■ WORK ITEM ■
Collect the lines of the entries where "bool" shows up.

■ SOURCE RECORDS ■
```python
Tensor = torch.Tensor
BN_EPS = 1e-5
BN_MOMENTUM = 0.1


def _ptr(t: Optional[Tensor]):
    return None if t is None else t.data_ptr()


def _stream():
    return torch.cuda.current_stream().cuda_stream


def _chk_f32(*ts):
    for t in ts:
# ... 393 lines not shown


def colstats(X: Tensor, run_mean: Optional[Tensor] = None, run_var: Optional[Tensor] = None):
    _chk_f32(X, run_mean, run_var)
    lib = _lib.load()
    M, H = X.shape
    mean = torch.empty(H, dtype=torch.float32, device=X.device)
    var = torch.empty_like(mean)
    wsb = lib.ds2_colreduce_workspace_bytes(M, H)
    ws = _ws(wsb, X.device)
    _lib.check(lib.ds2_colstats_f32(X.data_ptr(), _row_pitch(X), M, H, mean.data_ptr(), var.data_ptr(), _ptr(run_mean),
                                    _ptr(run_var), BN_MOMENTUM, ws.data_ptr(), wsb, _stream()), "ds2_colstats_f32")
    return mean, var


def add_colstats(Xa: Tensor, Xb: Tensor, run_mean: Optional[Tensor] = None, run_var: Optional[Tensor] = None):
    _chk_f32(Xa, Xb, run_mean, run_var)
    lib = _lib.load()
    M, H = Xa.shape
    Y = torch.empty(M, H, dtype=torch.float32, device=Xa.device)
    mean = torch.empty(H, dtype=torch.float32, device=Xa.device)
    var = torch.empty_like(mean)
    wsb = lib.ds2_colreduce_workspace_bytes(M, H)
    ws = _ws(wsb, Xa.device)
    _lib.check(lib.ds2_add_colstats_f32(Xa.data_ptr(), _row_pitch(Xa), Xb.data_ptr(), _row_pitch(Xb), Y.data_ptr(), H, M, H,
                                        mean.data_ptr(), var.data_ptr(), _ptr(run_mean), _ptr(run_var), BN_MOMENTUM,
                                        ws.data_ptr(), wsb, _stream()), "ds2_add_colstats_f32")
    return Y, mean, var


def center_colstats(Xa: Tensor, Xb: Tensor, hsum: Tensor, run_mean: Optional[Tensor] = None, run_var: Optional[Tensor] = None):
    _chk_f32(Xa, Xb, hsum, run_mean, run_var)
# ... 445 lines not shown
                wr = torch.empty(R, ld_r, dtype=torch.bfloat16, device=wih.device)
                e.wih_r, e.ld_r = wr.data_ptr(), ld_r
        out.append((wpf, wpb, wt, wr))
    _lib.check(lib.ds2_weight_prep_bf16(tab, len(layers), _stream()), "ds2_weight_prep_bf16")
    return out


def rnn_ws(kind: str, gates: int, B: int, H: int, bf16, device) -> Tensor:
    lib = _lib.load()
    n = lib.ds2_rnn_fwd_workspace_bytes(B, H, int(bf16)) if kind == "fwd" else lib.ds2_rnn_bwd_workspace_bytes(gates, B, H, int(bf16))
    ws = _ws(n, device)
    _lib.check(lib.ds2_memset_async(ws.data_ptr(), 0xff, ws.numel(), _stream()), "ds2_memset_async")
    return ws


def _take_ws(ws: Optional[Tensor], need: int, device):
    if ws is None:
        return _ws(need, device), False
    assert ws.numel() >= need and ws.device == torch.device(device)
    return ws, True


def _rnn_call(device, armed: bool, thunk):
    ctx = rnn_ctx(device)
    ctx.ws_prearmed = 1 if armed else 0
    try:
        return thunk()
    finally:
        ctx.ws_prearmed = 0

# ... 105 lines not shown

def bn1d_bwd_sums(dY: Tensor, X: Tensor, mean: Tensor, var: Tensor, gamma: Tensor, out: Optional[Tuple[Tensor, Tensor]] = None) -> Tuple[Tensor, Tensor]:
    _chk_f32(dY, X, mean, var, gamma)
    lib = _lib.load()
    M, H = X.shape
    if out is None:
        both = torch.empty(2, H, dtype=torch.float32, device=X.device)
        out = (both[0], both[1])
    s0, s1 = out
    _chk_f32(s0, s1)
    assert s0.is_contiguous() and s1.is_contiguous() and s0.numel() == H == s1.numel()
    wsb = lib.ds2_colreduce_workspace_bytes(M, H)
    ws = _ws(wsb, X.device)
    _lib.check(lib.ds2_bn1d_bwd_f32(dY.data_ptr(), _row_pitch(dY), X.data_ptr(), _row_pitch(X), None, 0, M, H, mean.data_ptr(), var.data_ptr(),
                                    gamma.data_ptr(), BN_EPS, s1.data_ptr(), s0.data_ptr(), ws.data_ptr(), wsb, _stream()), "ds2_bn1d_bwd_f32")
    return s0, s1


def rnn_bwd_bn(gates: int, dyn: Tensor, bn_x: Tensor, mean: Tensor, var: Tensor, gamma: Tensor, sums: Tensor, gx: Optional[Tensor], aux: Optional[Tensor],
               hbuf: Tensor, wp_bwd: Tensor, lens_dev: Tensor, T: int, B: int, H: int, bf16: bool = False, dgx_bf16: Optional[Tensor] = None,
               gates_bf16: Optional[Tensor] = None, dhn_bf16: Optional[Tensor] = None, bias_part: Optional[Tensor] = None, ws: Optional[Tensor] = None):
    s0, s1 = sums
    xbf = bn_x.dtype == torch.bfloat16
    _chk_f32(dyn, None if xbf else bn_x, mean, var, gamma, s0, s1, gx, aux, hbuf, bias_part)
    assert s0.is_contiguous() and s1.is_contiguous() and s0.numel() == H == s1.numel() and bn_x.shape[0] == T * B and bn_x.shape[1] >= H and dyn.shape == (T * B, H)
    assert bn_x.stride(1) == 1 and (not xbf or bn_x.shape[1] == H or bn_x.stride(0) % 2 == 0)
    lib = _lib.load()
    wsb = lib.ds2_rnn_bwd_workspace_bytes(gates, B, H, int(bf16))
    ws, armed = _take_ws(ws, wsb, dyn.device)
    def call(scratch):
# ... 370 lines not shown
```

include/ds2hip.h:

```cpp
#ifndef DS2HIP_H
#define DS2HIP_H

#include <stddef.h>
#include <stdint.h>

#ifdef __cplusplus
extern "C" {
#endif

const char* ds2_version(void);
const char* ds2_last_error(void);
int ds2_device_info(int* cu_count, int* wave_size, char* arch, int arch_len);
int ds2_ablation_build(void);

typedef struct ds2_rnn_ctx {
  int size;
  int persist_fwd, persist_bwd;
  int cooldown;
  int rearm_calls;
  int starved_total;
  int last_path;
  int last_bwd_kind;
  int debug_flags;
  int ws_prearmed;
// ... 49 lines not shown
int ds2_bn1d_apply_bf16(const float* X, int ldx, void* Y, int ldy, int M, int H, const float* mean, const float* var, const float* gamma,
                        const float* beta, float eps, void* stream);
int ds2_bn1d_bwd_f32(const float* dY, int lddy, const float* X, int ldx, float* dX, int lddx, int M, int H, const float* mean,
                     const float* var, const float* gamma, float eps, float* dgamma, float* dbeta, void* ws, size_t ws_bytes,
                     void* stream);

int ds2_center_colstats(const float* Xa, int lda, const float* Xb, int ldb, const float* hsum, int ntiles, void* Yc_bf16, int ldyc, int M, int H,
                        float* mean, float* var, float* delta, float* run_mean, float* run_var, float momentum, void* ws, size_t ws_bytes,
                        void* stream);
int ds2_wih_fold_bf16(const float* W, int ldw, const float* bias, int R, int I, const float* var, const float* gamma, const float* beta,
                      const float* delta, float eps, void* W2_bf16, int ldw2, float* bias2, float* colscale, float* colshift, void* stream);
int ds2_scale_rank1_f32(float* C, int ldc, int R, int N, const float* scale, const float* rowv, const float* shift, void* stream);
int ds2_bn1d_bwd_xbf16(const float* dY, int lddy, const void* X_bf16, int ldx, float* dX, int lddx, int M, int H, const float* mean, const float* var,
                       const float* gamma, float eps, float* dgamma, float* dbeta, void* ws, size_t ws_bytes, void* stream);
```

■ ANSWER TO THE EXERCISE ■
def _rnn_call(device, armed: bool, thunk):
               hbuf: Tensor, wp_bwd: Tensor, lens_dev: Tensor, T: int, B: int, H: int, bf16: bool = False, dgx_bf16: Optional[Tensor] = None,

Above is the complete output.